In addition to funding, the NFL is committing to host violence prevention education sessions for all 32 NFL teams. Players, coaches, staff, and executives will receive education about domestic and sexual violence as well as information about resources and organizations in their own communities.

Recent media coverage regarding sexual and domestic violence among NFL players, like any major media coverage of violence, has contributed to an increased volume of calls to local and national hotlines. After seeing media coverage and commentary, some people may recognize patterns of abuse in their own lives, or they may be encouraged to seek help for the first time. Other survivors may be triggered by media coverage and feel the need for emotional support after hearing or seeing details of violence or other related issues, such as victim blaming.

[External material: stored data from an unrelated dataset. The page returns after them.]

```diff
@@ -1227,8 +1245,13 @@
     double wb[2] = {0.0, 0.0};
     auto row2_body = [&](const Slot& r, int js) {
       double w = 0.0;
-      if (qpr_has_lower(r.valid, r.l)) w -= qpr_side_affine(r.tl, r.zl, r.rpl, r.va, a_aff, s1, s2);
-      if (qpr_has_upper(r.valid, r.u)) w += qpr_side_affine(r.tu, r.zu, r.rpu, -r.va, a_aff, s1, s2);
+      if constexpr (REUSE) {
+        if (qpr_has_lower(r.valid, r.l)) w -= qpr_side_affine_d(r.tl, r.zl, r.dl, r.rpl, r.va, a_aff, s1, s2);
+        if (qpr_has_upper(r.valid, r.u)) w += qpr_side_affine_d(r.tu, r.zu, r.du, r.rpu, -r.va, a_aff, s1, s2);
+      } else {
+        if (qpr_has_lower(r.valid, r.l)) w -= qpr_side_affine(r.tl, r.zl, r.rpl, r.va, a_aff, s1, s2);
+        if (qpr_has_upper(r.valid, r.u)) w += qpr_side_affine(r.tu, r.zu, r.rpu, -r.va, a_aff, s1, s2);
+      }
       if (js == J) wb[0] = w;
       if (js == J + 1) wb[1] = w;
     };
@@ -1266,13 +1289,25 @@
     }
     QprBlock blk = qpr_block_none(); double q1 = 0.0, q2 = 0.0;
     double dvb[2] = {0.0, 0.0};
+    double dzb[2][2] = {{0.0, 0.0}, {0.0, 0.0}};
     auto row3a_body = [&](const Slot& r, int js) {
       const double dv = r.va + smu * r.vc + r.w2;
       if (js < J) aVC[r.ix] = dv;
       if (js == J) dvb[0] = dv;
       if (js == J + 1) dvb[1] = dv;
-      if (qpr_has_lower(r.valid, r.l)) qpr_side_block(r.tl, r.zl, qpr_side_step(r.tl, r.zl, r.rpl, r.va, dv, smu, cw), blk, q1, q2);
-      if (qpr_has_upper(r.valid, r.u)) qpr_side_block(r.tu, r.zu, qpr_side_step(r.tu, r.zu, r.rpu, -r.va, -dv, smu, cw), blk, q1, q2);
+      if constexpr (REUSE) {
+        double dzl = 0.0, dzu = 0.0;
+        if (qpr_has_lower(r.valid, r.l)) { const QprDir s_ = qpr_side_step_d(r.tl, r.zl, r.dl, r.rpl, r.va, dv, smu, cw); dzl = s_.dz; qpr_side_block(r.tl, r.zl, s_, blk, q1, q2); }
+        if (qpr_has_upper(r.valid, r.u)) { const QprDir s_ = qpr_side_step_d(r.tu, r.zu, r.du, r.rpu, -r.va, -dv, smu, cw); dzu = s_.dz; qpr_side_block(r.tu, r.zu, s_, blk, q1, q2); }
+        if constexpr (HANDOVER) {
+          if (js < J) { aVA[r.ix] = dzl; aW2[r.ix] = dzu; }
+#pragma unroll
+          for (int h = 0; h < 2; ++h) if (js == J + h) { dzb[h][0] = dzl; dzb[h][1] = dzu; }
+        }
+      } else {
+        if (qpr_has_lower(r.valid, r.l)) qpr_side_block(r.tl, r.zl, qpr_side_step(r.tl, r.zl, r.rpl, r.va, dv, smu, cw), blk, q1, q2);
+        if (qpr_has_upper(r.valid, r.u)) qpr_side_block(r.tu, r.zu, qpr_side_step(r.tu, r.zu, r.rpu, -r.va, -dv, smu, cw), blk, q1, q2);
+      }
     };
     sweep(bv, row3a_body);
     const double amax_w = wave_min(blk.amax);
@@ -1306,13 +1341,19 @@
       const double dv = r.vc;
       double tl = r.tl, zl = r.zl, tu = r.tu, zu = r.zu;
       if (qpr_has_lower(r.valid, r.l)) {
-        const QprDir s_ = qpr_side_step(tl, zl, r.rpl, r.va, dv, smu, cw);
+        QprDir s_;
+        if constexpr (HANDOVER) { s_.dt = dv + r.rpl; s_.dz = r.va; }
+        else if constexpr (REUSE) s_ = qpr_side_step_d(tl, zl, r.dl, r.rpl, r.va, dv, smu, cw);
+        else s_ = qpr_side_step(tl, zl, r.rpl, r.va, dv, smu, cw);
         tl += alpha * s_.dt; zl += alpha * s_.dz;
         aTL[r.ix] = tl; aZL[r.ix] = zl;
         zn = fmax(zn, zl);
       }
       if (qpr_has_upper(r.valid, r.u)) {
-        const QprDir s_ = qpr_side_step(tu, zu, r.rpu, -r.va, -dv, smu, cw);
+        QprDir s_;
+        if constexpr (HANDOVER) { s_.dt = -dv + r.rpu; s_.dz = r.w2; }
+        else if constexpr (REUSE) s_ = qpr_side_step_d(tu, zu, r.du, r.rpu, -r.va, -dv, smu, cw);
+        else s_ = qpr_side_step(tu, zu, r.rpu, -r.va, -dv, smu, cw);
         tu += alpha * s_.dt; zu += alpha * s_.dz;
         aTU[r.ix] = tu; aZU[r.ix] = zu;
         zn = fmax(zn, zu);
@@ -1322,6 +1363,10 @@
       row1_body(r.ix, r.valid, r.l, r.u, v, tl, tu, zl, zu, s_gap, m_rp);
     };
     bv.vc[0] = dvb[0]; bv.vc[1] = dvb[1];
+    if constexpr (HANDOVER) {
+#pragma unroll
+      for (int h = 0; h < 2; ++h) { bv.va[h] = dzb[h][0]; bv.w2[h] = dzb[h][1]; }
+    }
     sweep(bv, row3b_body);
     for (int h = 0; h < 2; ++h) {
       const int i = lane + 64 * h;
@@ -1380,11 +1425,17 @@
     }
     WAVE_SYNC();
     acc_init<T>(k, acc);
+#if QP_REFINE_FACTOR_ONLY
+    pass_syrk<T, NB, false>(k, st, acc, P1, P2, P3, MB);
+    WAVE_SYNC();
+    bool pok = factor_M(-1) == 0, retry = false;
+#else
     pass_syrk<T, NB>(k, st, acc, P1, P2, P3, MB);
     WAVE_SYNC();
     for (int i = lane; i < k.np; i += 64) { R1[i] = 0.0; R2[i] = 0.0; }
     WAVE_SYNC();
     bool pok = factor_solve2(-1) == 0, retry = false;
+#endif
     if (!pok) { flag_polished = -5; break; }
     for (int h = 0; h < 2; ++h) {
       const int i = lane + 64 * h;
```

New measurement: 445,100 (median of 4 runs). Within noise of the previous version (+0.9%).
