template <bool kRel>
__device__ __forceinline__ void frame_column_fn(const double* sTask, const double* sDof, int t, int k, uint64_t mask,
                                                uint64_t rmask, bool rel, double (&Jt)[6]) {
    const double* o = sTask + t * 64;
    const double* kd = sDof + k * 10;
    const V3 d_ang{kd[0], kd[1], kd[2]}, d_lin{kd[3], kd[4], kd[5]}, d_anchor{kd[6], kd[7], kd[8]};
    V3 a{0, 0, 0}, w{0, 0, 0};
    if ((mask >> k) & 1) {
      V3 pf{o[27], o[28], o[29]};
      V3 jp = d_lin + cross(d_ang, pf - d_anchor);
      M3 Rf;
#pragma unroll
      for (int i = 0; i < 9; ++i) Rf.m[i] = o[18 + i];
      a = mulT(Rf, jp); w = mulT(Rf, d_ang);
    }
    double sign = -1.0;
    if (kRel && rel) {
      sign = 1.0;
      if ((rmask >> k) & 1) {
        V3 pr{o[45], o[46], o[47]};
        V3 jp = d_lin + cross(d_ang, pr - d_anchor);
        M3 Rr, Rrf;
#pragma unroll
        for (int i = 0; i < 9; ++i) { Rr.m[i] = o[36 + i]; Rrf.m[i] = o[48 + i]; }
        V3 ar = mulT(Rr, jp), wr = mulT(Rr, d_ang);
        V3 Rw = mul(Rrf, wr);
        a = a - (mul(Rrf, ar) + cross(V3{o[57], o[58], o[59]}, Rw));
        w = w - Rw;
      }
    }
    const double wv[3] = {w.x, w.y, w.z};
    double y[3], z3[3];
#pragma unroll
    for (int r = 0; r < 3; ++r) y[r] = o[3 * r] * wv[0] + o[3 * r + 1] * wv[1] + o[3 * r + 2] * wv[2];
    const double av[3] = {a.x, a.y, a.z};
#pragma unroll
    for (int r = 0; r < 3; ++r)
      z3[r] = av[r] - (o[9 + 3 * r] * y[0] + o[9 + 3 * r + 1] * y[1] + o[9 + 3 * r + 2] * y[2]);
#pragma unroll
    for (int r = 0; r < 3; ++r) {
      Jt[r] = sign * (o[3 * r] * z3[0] + o[3 * r + 1] * z3[1] + o[3 * r + 2] * z3[2]);
      Jt[3 + r] = sign * y[r];
    }
  }

struct DirectPairs { double Jp[6]; int p_task, p_dof; };
__device__ MKH_PRE_ATTR DirectPairs direct_pairs(const DeviceProblem* Pq) {
  constexpr bool kRel = (MKH_FEAT & F_REL) != 0;
  extern __shared__ __attribute__((aligned(16))) double smem[];
#ifdef MKH_CALLS
  Pq = reinterpret_cast<const DeviceProblem*>(uni((unsigned long long)reinterpret_cast<size_t>(Pq)));
  const MKH_CONSTANT DeviceProblem& P = *(const MKH_CONSTANT DeviceProblem*)Pq;
  const MKH_GLOBAL FrameTaskDev* const frames = (const MKH_GLOBAL FrameTaskDev*)P.frame;
#else
  const DeviceProblem& P = *Pq;
  const FrameTaskDev* const frames = P.frame;
#endif
  const int lane = lane_id();
  const LdsLayout L = kernel_lds_layout(P);
  DirectPairs dp{{0, 0, 0, 0, 0, 0}, -1, 0};
  if (lane < P.n_dpairs) {
    dp.p_task = P.dpair_task[lane]; dp.p_dof = P.dpair_dof[lane];
    const auto& ft = frames[dp.p_task];
    const bool rel = kRel && ft.relative != 0;
    double Jt[6];
    frame_column_fn<kRel>(smem + L.task, smem + L.dof, dp.p_task, dp.p_dof, ft.dof_mask, rel ? ft.root_mask : 0ull, rel, Jt);
#pragma unroll
    for (int r = 0; r < 6; ++r) dp.Jp[r] = ft.cost[r] * Jt[r];
  }
  return dp;
}


#if (MKH_FEAT & 32)
struct WoodOut { double hdiag, dsq, x, D, rown; int status, clamp; };

template <int SRC, int O0, int O1>
__device__ __forceinline__ void wood_store_pivot(unsigned addr, double inv, double om) {
  static_assert(SRC >= 0 && SRC < kWave && O0 >= 0 && O0 < 256 && O1 >= 0 && O1 < 256, "lane / ds_write2 offsets");
  unsigned long long sv;
  asm volatile("s_mov_b64 %[sv], exec\n\ts_lshl_b64 exec, 1, %[src]\n\tds_write2_b64 %[a], %[x], %[y] offset0:%[o0] offset1:%[o1]\n\t"
               "s_mov_b64 exec, %[sv]"
               : [sv] "=&s"(sv) : [a] "v"(addr), [x] "v"(inv), [y] "v"(om), [src] "n"(SRC), [o0] "n"(O0), [o1] "n"(O1) : "memory", "scc");
}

“As it stands, rape crisis centers are woefully underfunded to meet the needs of sexual assault survivors. Whenever high profile cases are in the media, the demand for services increases. We appreciate that the NFL is beginning a process of responding to the very real needs of survivors in every community,” said Monika Johnson Hostler, Executive Director of the NC Coalition Against Sexual Assault (NCCASA). Johnson-Hostler added, “NCCASA will utilize the support to work with the 90 plus rape crisis centers across North Carolina who work hard each day to provide needed services to survivors of sexual assault.”

Though the amount of funding is undetermined at this point, it is exciting and encouraging that the NFL is taking this first step to addressing and preventing violence.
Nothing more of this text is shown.